EXERCISE INSTRUCTIONS: A line below contains "uint32_t L = KD_L_MIN;", and a later one contains "uint32_t kate_division_scratch(uint32_t n)". Repeat both, with every line between them, exactly.
========================================
__global__ __launch_bounds__(256) void gp_chain_kernel(const GpItem* __restrict__ items, const Fr* __restrict__ q_inv, uint32_t nprod,
                                                       uint32_t row, Fr* __restrict__ kout, Fr* __restrict__ init_out) {
    __shared__ Fr sh[256];
    __shared__ uint32_t head[256];
    const uint32_t p = threadIdx.x;
    Fr v = Fr::one(), qi = Fr::one();
    bool chained_next = false;
    bool is_head = true;
    if (p < nprod) {
        const GpItem it = items[p];
        qi = fe_load(q_inv + p);
        is_head = p == 0 || !it.chain;
        chained_next = p + 1 < nprod && items[p + 1].chain;
        if (chained_next) {
            const Fr pfx = fe_mul(fe_load(it.tot_p + (row - 1) / PP_B), fe_load(it.loc_p + row - 1));
            const Fr sfx = fe_mul(fe_load(it.tot_r + row / PP_B), fe_load(it.loc_r + row));
            v = fe_mul(qi, fe_mul(pfx, sfx));
        }
    }
    sh[p] = v;
    head[p] = is_head ? 1u : 0u;
    __syncthreads();
#pragma unroll 1
    for (uint32_t d = 1; d < 256; d <<= 1) {
        Fr o = Fr::one();
        uint32_t oh = 0;
        const bool has = p >= d && !head[p];
        if (p >= d) oh = head[p - d];
        if (has) o = sh[p - d];
        __syncthreads();
        if (has) {
            sh[p] = fe_mul(sh[p], o);
            head[p] = oh;
        }
        __syncthreads();
    }
    if (p < nprod) {
        const Fr init = (p && items[p].chain) ? sh[p - 1] : Fr::one();
        fe_store(init_out + p, init);
        fe_store(kout + p, fe_mul(init, qi));
    }
}

__global__ __launch_bounds__(PP_T) void gp_apply_batch_kernel(const GpItem* __restrict__ items, const Fr* __restrict__ kk,
                                                              const Fr* __restrict__ init, uint32_t n) {
    const GpItem it = items[blockIdx.y];
    const uint32_t i = blockIdx.x * PP_T + threadIdx.x;
    if (i >= n) return;
    if (i == 0) fe_store(it.z, fe_load(init + blockIdx.y));
    if (i + 1 >= n) return;
    const Fr pfx = fe_mul(fe_mul(fe_load(it.tot_p + i / PP_B), fe_load(kk + blockIdx.y)), fe_load(it.loc_p + i));
    const Fr sfx = fe_mul(fe_load(it.tot_r + (i + 1) / PP_B), fe_load(it.loc_r + i + 1));
    fe_store(it.z + i + 1, fe_mul(pfx, sfx));
}

uint32_t gp_blocks(uint32_t n) { return (n + PP_B - 1) / PP_B; }

void launch_gp_batch_scan(const GpItem* d_items, uint32_t nprod, uint32_t n, Fr* q_dev, hipStream_t st) {
    const uint32_t nblocks = gp_blocks(n);
    hipLaunchKernelGGL(gp_local_batch_kernel, dim3(nblocks, nprod), dim3(PP_T), 0, st, d_items, n);
    hipLaunchKernelGGL(gp_offsets_batch_kernel, dim3(nprod), dim3(256), 0, st, d_items, nblocks, q_dev);
}
void launch_gp_batch_apply(const GpItem* d_items, uint32_t nprod, uint32_t n, uint32_t chain_row, const Fr* q_inv_dev, Fr* k_dev,
                           Fr* init_dev, hipStream_t st) {
    hipLaunchKernelGGL(gp_chain_kernel, dim3(1), dim3(256), 0, st, d_items, q_inv_dev, nprod, chain_row, k_dev, init_dev);
    hipLaunchKernelGGL(gp_apply_batch_kernel, dim3((n + PP_T - 1) / PP_T, nprod), dim3(PP_T), 0, st, d_items, k_dev, init_dev, n);
}

__global__ __launch_bounds__(64) void scatter_rows_kernel(const RowEntry* __restrict__ e) {
    const RowEntry* r = e + blockIdx.x;
    if (threadIdx.x < r->count) fe_store(r->dst + threadIdx.x, fe_load(r->vals + threadIdx.x));
}
void launch_scatter_rows(const RowEntry* d_entries, uint32_t count, hipStream_t st) {
    hipLaunchKernelGGL(scatter_rows_kernel, dim3(count), dim3(64), 0, st, d_entries);
}

#ifndef ZK_KD_L
#define ZK_KD_L 8
#endif
static constexpr uint32_t KD_L_MIN = ZK_KD_L;
static constexpr uint32_t KD_BLK = 256;
static constexpr uint32_t KD_TOP = 1024;
__host__ __device__ inline uint32_t kd_len(uint32_t n) {
    uint32_t L = KD_L_MIN;
    while (((n + L - 1) / L + KD_BLK - 1) / KD_BLK > KD_TOP) L <<= 1;
    return L;
}

struct KdPtrs {
    const Fr* p[KD_MAX_BATCH];
    Fr* q[KD_MAX_BATCH];
    Fr z[KD_MAX_BATCH];
};
struct KdStep {
    Fr step[KD_MAX_BATCH][8];
};
struct KdTop {
    Fr top[KD_MAX_BATCH][10];
};

__host__ __device__ inline uint32_t kd_scratch_elems(uint32_t n) {
    const uint32_t L = kd_len(n), m = (n + L - 1) / L, nblk = (m + KD_BLK - 1) / KD_BLK;
    return 2 * m + 2 * nblk + 256;
}
uint32_t kate_division_scratch(uint32_t n) { return kd_scratch_elems(n); }

__global__ __launch_bounds__(KD_BLK) void kd_scan_kernel(KdPtrs a, KdStep pw, KdTop tw, uint32_t n, Fr* __restrict__ scratch) {
    __shared__ Fr sh[KD_BLK];
    const uint32_t KD_L = kd_len(n);
    const uint32_t m = (n + KD_L - 1) / KD_L, nblk = (m + KD_BLK - 1) / KD_BLK;
    Fr* suf = scratch + (size_t)blockIdx.y * kd_scratch_elems(n) + m;
    Fr* agg = suf + m;
    Fr* tpow = agg + nblk;
    Fr* zpow = tpow + nblk;
    if (blockIdx.x >= nblk) {
        const bool top = blockIdx.x > nblk;
        const uint32_t e0 = top ? (blockIdx.x - nblk - 1) * KD_BLK + threadIdx.x : threadIdx.x;
        if (top && e0 >= nblk) return;
        Fr acc = Fr::one();
        if (top) {
            for (uint32_t e = e0, j = 0; e; e >>= 1, j++)
                if (e & 1) acc = fe_mul(acc, tw.top[blockIdx.y][j]);
            fe_store(tpow + e0, acc);
        } else {
            for (uint32_t e = e0, j = 0; e; e >>= 1, j++)
                if (e & 1) acc = fe_mul(acc, pw.step[blockIdx.y][j]);
            fe_store(zpow + e0, acc);
        }
        return;
    }
    const uint32_t t = blockIdx.x * KD_BLK + threadIdx.x;
    Fr v = Fr::zero();
    {
        const uint32_t base = t * KD_L;
        if (base < n) {
            const Fr* __restrict__ p = a.p[blockIdx.y];
            const Fr z = a.z[blockIdx.y];
            const uint32_t top = min(n, base + KD_L);
            for (uint32_t i = top; i-- > base;) v = fe_add(fe_mul(v, z), fe_load(p + i));
        }
    }
    sh[threadIdx.x] = v;
    __syncthreads();
#pragma unroll 1
    for (uint32_t j = 0, d = 1; d < KD_BLK; d <<= 1, j++) {
        Fr o = Fr::zero();
        const bool has = threadIdx.x + d < KD_BLK;
        if (has) o = sh[threadIdx.x + d];
        __syncthreads();
        if (has) {
            v = fe_add(v, fe_mul(o, pw.step[blockIdx.y][j]));
            sh[threadIdx.x] = v;
        }
        __syncthreads();
    }
    if (t < m) fe_store(suf + t, v);
    if (threadIdx.x == 0) fe_store(agg + blockIdx.x, v);
}

__global__ __launch_bounds__(KD_BLK) void kd_apply_kernel(KdPtrs a, uint32_t n, Fr* __restrict__ scratch) {
    __shared__ Fr sh[KD_BLK];
    const uint32_t KD_L = kd_len(n);
    const uint32_t m = (n + KD_L - 1) / KD_L, nblk = (m + KD_BLK - 1) / KD_BLK;
    const Fr* suf = scratch + (size_t)blockIdx.y * kd_scratch_elems(n) + m;
    const Fr* agg = suf + m;
    const Fr* tpow = agg + nblk;
    const Fr* zpow = tpow + nblk;
    const uint32_t blk = blockIdx.x;
    Fr g = Fr::zero();
    for (uint32_t b = blk + 1 + threadIdx.x; b < nblk; b += KD_BLK) g = fe_add(g, fe_mul(fe_load(agg + b), fe_load(tpow + (b - blk - 1))));
    sh[threadIdx.x] = g;
    __syncthreads();
    for (uint32_t d = KD_BLK / 2; d; d >>= 1) {
        if (threadIdx.x < d) sh[threadIdx.x] = fe_add(sh[threadIdx.x], sh[threadIdx.x + d]);
        __syncthreads();
    }
    const Fr G = sh[0];
    const uint32_t t = blk * KD_BLK + threadIdx.x;
    const uint32_t base = t * KD_L;
    if (base >= n) return;
    const Fr* __restrict__ p = a.p[blockIdx.y];
    Fr* __restrict__ q = a.q[blockIdx.y];
    const Fr z = a.z[blockIdx.y];
    const uint32_t top = min(n, base + KD_L);
    const uint32_t last = min(m, (blk + 1) * KD_BLK) - 1;
    Fr run = (t < last) ? fe_load(suf + t + 1) : Fr::zero();
    run = fe_add(run, fe_mul(fe_load(zpow + (last - t)), G));
    for (uint32_t i = top; i-- > base;) {
        const Fr pi = fe_load(p + i);
        fe_store(q + i, run);
        run = fe_add(fe_mul(run, z), pi);
    }
}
========================================
TASK SOLUTION:
    uint32_t L = KD_L_MIN;
    while (((n + L - 1) / L + KD_BLK - 1) / KD_BLK > KD_TOP) L <<= 1;
    return L;
}

struct KdPtrs {
    const Fr* p[KD_MAX_BATCH];
    Fr* q[KD_MAX_BATCH];
    Fr z[KD_MAX_BATCH];
};
struct KdStep {
    Fr step[KD_MAX_BATCH][8];
};
struct KdTop {
    Fr top[KD_MAX_BATCH][10];
};

__host__ __device__ inline uint32_t kd_scratch_elems(uint32_t n) {
    const uint32_t L = kd_len(n), m = (n + L - 1) / L, nblk = (m + KD_BLK - 1) / KD_BLK;
    return 2 * m + 2 * nblk + 256;
}
uint32_t kate_division_scratch(uint32_t n) { return kd_scratch_elems(n); }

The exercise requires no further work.